In mathematics, the 4th dimension isn't in any way privileged, so the ant isn't "traveling across the fourth dimension" as such, it's tracing a path through all four dimensions, just like you'd trace a path through three dimensions.

[–] FiniteBanjo@feddit.online 0 points 4 days ago* (last edited 4 days ago) (1 children)

You're needlessly abstracting it. The ant has a constant 4th dimensional vector and a variable 1st, 2nd, and 3rd dimensional vector as a function of it.

I have traced the path, the addition of the 4th dimension doesn't change it.

If the interviewer didn't intend for this answer then they should have specified a different 4th dimension which is non-constant nor linear.

[–] Slashme@lemmy.world 0 points 4 days ago (1 children)

There's no "constant 4th dimensional vector" here.

You’re overcomplicating it by treating the 4th dimension as time. In a tesseract puzzle, the 4th dimension is just another spatial direction. The ant simply walks across adjacent cubic cells on the hypersurface, much like walking across faces of an ordinary cube. The problem reduces to finding a path through the adjacency graph of the 8 cells.

[–] FiniteBanjo@feddit.online -1 points 4 days ago* (last edited 4 days ago) (1 children)

Your lack of understanding of movement as a combination of vectors makes me think you're talking out your ass.

This is linear algebra. The solution can be written as a matrix of 4th dimensional space. Its all vectors.

[–] Slashme@lemmy.world 1 points 3 days ago (1 children)

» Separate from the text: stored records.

vxg_status launch_runs(std::vector<RunEndChunk> runs, int w, uint32_t* err, hipStream_t s, DevTables* dt) {
    runs.erase(std::remove_if(runs.begin(), runs.end(), [](const RunEndChunk& r) { return r.len == 0; }), runs.end());
    std::vector<RunEndChunk> short_runs, long_runs;
    for (const RunEndChunk& r : runs) (r.len <= kRunEndShortRun * r.n_runs ? short_runs : long_runs).push_back(r);
    for (int pass = 0; pass < 2; pass++) {
        std::vector<RunEndChunk>& rs = pass == 0 ? short_runs : long_runs;
        const size_t per = dt && rs.size() > size_t(kRunEndArgChunks) ? rs.size() : size_t(kRunEndArgChunks);
        for (size_t i = 0; i < rs.size(); i += per) {
            RunEndTable tab{};
            tab.err = err;
            RunEndChunk* cs = tab.c;
            RunEndChunk* host = nullptr;
            if (per > size_t(kRunEndArgChunks)) {
                VXG_TRY_S(dt->table(rs.size(), &host, &tab.ext));
                cs = host;
            }
            uint64_t groups = 0;
            for (size_t k = i; k < rs.size() && k - i < per; k++) {
                RunEndChunk& r = cs[tab.n++];
                r = rs[k];
                r.first_group = groups;
                groups += pass == 0 ? (r.n_runs + kRunEndRunsPerGroup - 1) / kRunEndRunsPerGroup
                                    : (r.len + kRunEndSpan - 1) / kRunEndSpan;
            }
            VXG_TRY_S(pass == 0 ? launch_runend_runs(w, tab, groups, s) : launch_runend_chunks(w, tab, groups, s));
        }
    }
    return VXG_OK;
}

struct PlanBatch {
    struct Run {
        int w;
        RunEndChunk c;
        bool indep;
    };
    std::vector<VarBinChunk> dicts;
    std::vector<K1Job> jobs;
    std::vector<Run> runs;
    std::vector<FsstChunk> fssts;
    bool empty() const { return dicts.empty() && jobs.empty() && runs.empty() && fssts.empty(); }
};

static bool plan_fuse_enabled() {
    const char* e = std::getenv("VXG_PLAN_FUSE");
    return !(e && e[0] == '0');
}

vxg_status launch_varbin_dicts(const std::vector<VarBinChunk>& dicts, uint32_t* err, hipStream_t s, DevTables* dt) {
    const size_t per = dt && dicts.size() > size_t(kVarBinArgChunks) ? dicts.size() : size_t(kVarBinArgChunks);
    for (size_t i = 0; i < dicts.size(); i += per) {
        VarBinTable tab{};
        tab.err = err;
        VarBinChunk* cs = tab.c;
        if (per > size_t(kVarBinArgChunks)) {
            VarBinChunk* host;
            VXG_TRY_S(dt->table(dicts.size(), &host, &tab.ext));
            cs = host;
        }
        uint64_t groups = 0;
        for (size_t j = i; j < dicts.size() && j - i < per; j++) {
            VarBinChunk& d = cs[tab.n++];
            d = dicts[j];
            d.first_group = groups;
            groups += d.n ? (d.n + 255) / 256 : 1;
        }
        VXG_TRY_S(launch_varbin_chunks(tab, groups, s));
    }
    return VXG_OK;
}

vxg_status flush_plan_batch(PlanBatch& b, uint32_t* err, hipStream_t s, DevTables* dt) {
    FsstFused ff;
    if (!b.fssts.empty()) {
        void* scratch = nullptr;
        VXG_TRY_S(hip_check(hipMalloc(&scratch, (fsst_batch_scratch_bytes(b.fssts.data(), b.fssts.size()) + 15) & ~15ull),
                            "hipMalloc (plan FSST scratch)"));
        dt->allocs.push_back(scratch);
        VXG_TRY_S(launch_fsst_batch(b.fssts, scratch, err, s, dt, plan_fuse_enabled() ? &ff : nullptr));
    }
    VXG_TRY_S(launch_varbin_dicts(b.dicts, err, s, dt));
    std::vector<std::pair<int, RunEndChunk>> gen_runs;
    std::vector<PlanBatch::Run> rest;
    for (const PlanBatch::Run& r : b.runs) {
        if (r.c.len == 0) continue;
        if (r.indep && r.c.len <= kRunEndShortRun * r.c.n_runs && gen_runs_kind(r.w) >= 0) gen_runs.emplace_back(r.w, r.c);
        else rest.push_back(r);
    }
    VXG_TRY_S(launch_k1_jobs(b.jobs, err, s, dt, true, &gen_runs, nullptr, &ff));
    std::vector<int> widths;
    for (const auto& r : rest) widths.push_back(r.w);
    std::sort(widths.begin(), widths.end());
    widths.erase(std::unique(widths.begin(), widths.end()), widths.end());
    for (int w : widths) {
        std::vector<RunEndChunk> rs;
        for (const auto& r : rest)
            if (r.w == w) rs.push_back(r.c);
        VXG_TRY_S(launch_runs(rs, w, err, s, dt));
    }
    return VXG_OK;
}

class Planner {
  public:
    Planner(vxg_ctx* ctx, hipStream_t s, DevTables* plan = nullptr, PlanBatch* batch = nullptr)
        : ctx_(ctx), s_(s), plan_(plan), batch_(batch) {}
    ~Planner() {
        for (void* p : temps_) (void)hipFreeAsync(p, s_);
    }

    vxg_status canonical(const vxg_array& a, vxg_canonical& out);
    vxg_status take(const vxg_array& a, const void* idx, int iw, bool isg, uint64_t n, vxg_canonical& out);
    vxg_status filter(const vxg_array& a, const vxg_array& pred, vxg_canonical& out);
    vxg_status compare(const vxg_array& a, int op, uint64_t scalar_bits, uint32_t flags, vxg_canonical& out,
                       vxg_compare_info& info);
    vxg_status canonical_size(const vxg_array& a, uint64_t& vb, uint64_t& db);
    vxg_status string_layout(const vxg_array& a, std::vector<vxg_data_buffer>& bufs, uint64_t& extent);
    static vxg_status string_buffer_count(const vxg_array& a, uint32_t& n);

  private:
    vxg_ctx* ctx_;
    hipStream_t s_;
    std::vector<void*> temps_;
    DevTables* plan_ = nullptr;
    PlanBatch* batch_ = nullptr;
    const vxg_array* root_ = nullptr;
    bool defer(const vxg_array& a) const { return batch_ && &a == root_; }
    struct PatchJob {
        const vxg_array* sp;
        int T;
        Epi epi;
        int vw;
        UnpackArgs a;
        void* dst;
        uint64_t out_len;
    };
    std::vector<K1Job>* k1_batch_ = nullptr;
    std::vector<PatchJob>* patch_batch_ = nullptr;
    const PatchCol* fused_patch_ = nullptr;
    std::vector<FsstChunk>* fsst_batch_ = nullptr;
    bool k1_fusable(const vxg_array& c) const;

    vxg_status temp(uint64_t bytes, void** p) {
        if (bytes == 0) bytes = 16;
        if (plan_) {
            VXG_TRY(hip_check(hipMalloc(p, (bytes + 15) & ~15ull), "hipMalloc (plan temporary)"));
            plan_->allocs.push_back(*p);
            return VXG_OK;
        }
        VXG_TRY(hip_check(hipMallocAsync(p, (bytes + 15) & ~15ull, s_), "hipMallocAsync"));
        temps_.push_back(*p);
        return VXG_OK;
    }

    static bool is_primitive_dtype(const vxg_array& a) { return a.dtype == VXG_DTYPE_PRIMITIVE; }
    static int width(const vxg_array& a) { return ptype_width(a.ptype); }

    const vxg_buffer* buf(const vxg_array& a, uint32_t i) const {
        return i < a.n_buffers ? &a.buffers[i] : nullptr;
    }
    const vxg_array* child(const vxg_array& a, uint32_t i) const {
        return i < a.n_children ? &a.children[i] : nullptr;
    }

    vxg_status decode_into(const vxg_array& a, void* dst);
    vxg_status view_primitive(const vxg_array& a, const void** p);
    vxg_status int_column(const vxg_array& a, IntCol& c);
    vxg_status packed_column(const vxg_array& a, IntCol& c, bool* packed);
    vxg_status runend_column(const vxg_array& a, bool in_place, IntCol& c);

    vxg_status decode_bitpacked(const vxg_array& bp, Epi epi, int vw, UnpackArgs a, void* dst);
    bool patch_fusable(const vxg_array& sparse, int value_width) const;
    vxg_status sparse_patch_col(const vxg_array& sparse, PatchCol& pc);
    vxg_status apply_sparse_patches(const vxg_array& sparse, int T, Epi epi, int vw, const UnpackArgs& a,
                                    void* dst, uint64_t out_len);
    vxg_status decode_alp(const vxg_array& a, void* dst);
    vxg_status decode_dict_primitive(const vxg_array& a, void* dst);
    vxg_status decode_chunked_primitive(const vxg_array& a, void* dst);
    vxg_status decode_alprd(const vxg_array& a, void* dst);
    vxg_status decode_sparse_values(const vxg_array& a, void* dst);

    vxg_status take_values(const vxg_array& a, const void* idx, int iw, bool isg, uint64_t n, void* dst);
    vxg_status take_patches(const vxg_array& sp, TakePatches& p);
    struct CmpFused {
        const vxg_array* arr;
        const vxg_array* bp;
        const vxg_array* outer;
        int T, ck;
        Epi epi;
        EpiParams ep;
        CmpChunk d;
        bool excl;
    };
    vxg_status compare_shape(const vxg_array& a, uint64_t out_bit, CmpFused& f, bool* fused);
    vxg_status launch_compare_group(std::vector<CmpFused*>& group, void* out, uint64_t scalar_bits, int op);
    vxg_status validity_into(const vxg_array& a, void** bitmap);
    vxg_status bools_into(const vxg_array& a, void* bits, uint64_t off);
    vxg_status validity_source(const vxg_array& a, const vxg_array** node, int* kind);
    vxg_status string_canonical(const vxg_array& a, vxg_canonical& out);
    vxg_status string_lens(const vxg_array& a, std::vector<uint64_t>& lens,
                           std::vector<std::pair<size_t, const vxg_array*>>& fsst) const;
    vxg_status strings_into(const vxg_array& a, uint8_t* views, uint8_t* data, const vxg_data_buffer* bufs,
                            uint32_t bidx, const uint8_t* validity);
};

And despite your confidence, your answer is wrong. You're talking about a 3-cube embedded in 4-space instead of a 4-cube, which is why you only see 6 faces, whereas a 4-cube (a tesseract) has 24 faces.

[–] FiniteBanjo@feddit.online -1 points 3 days ago* (last edited 3 days ago)

Real life cubes are 4 dimensional.

The 4th dimension is time.

How you define the 4th dimension changes the question and I leveraged that to get an easy solution.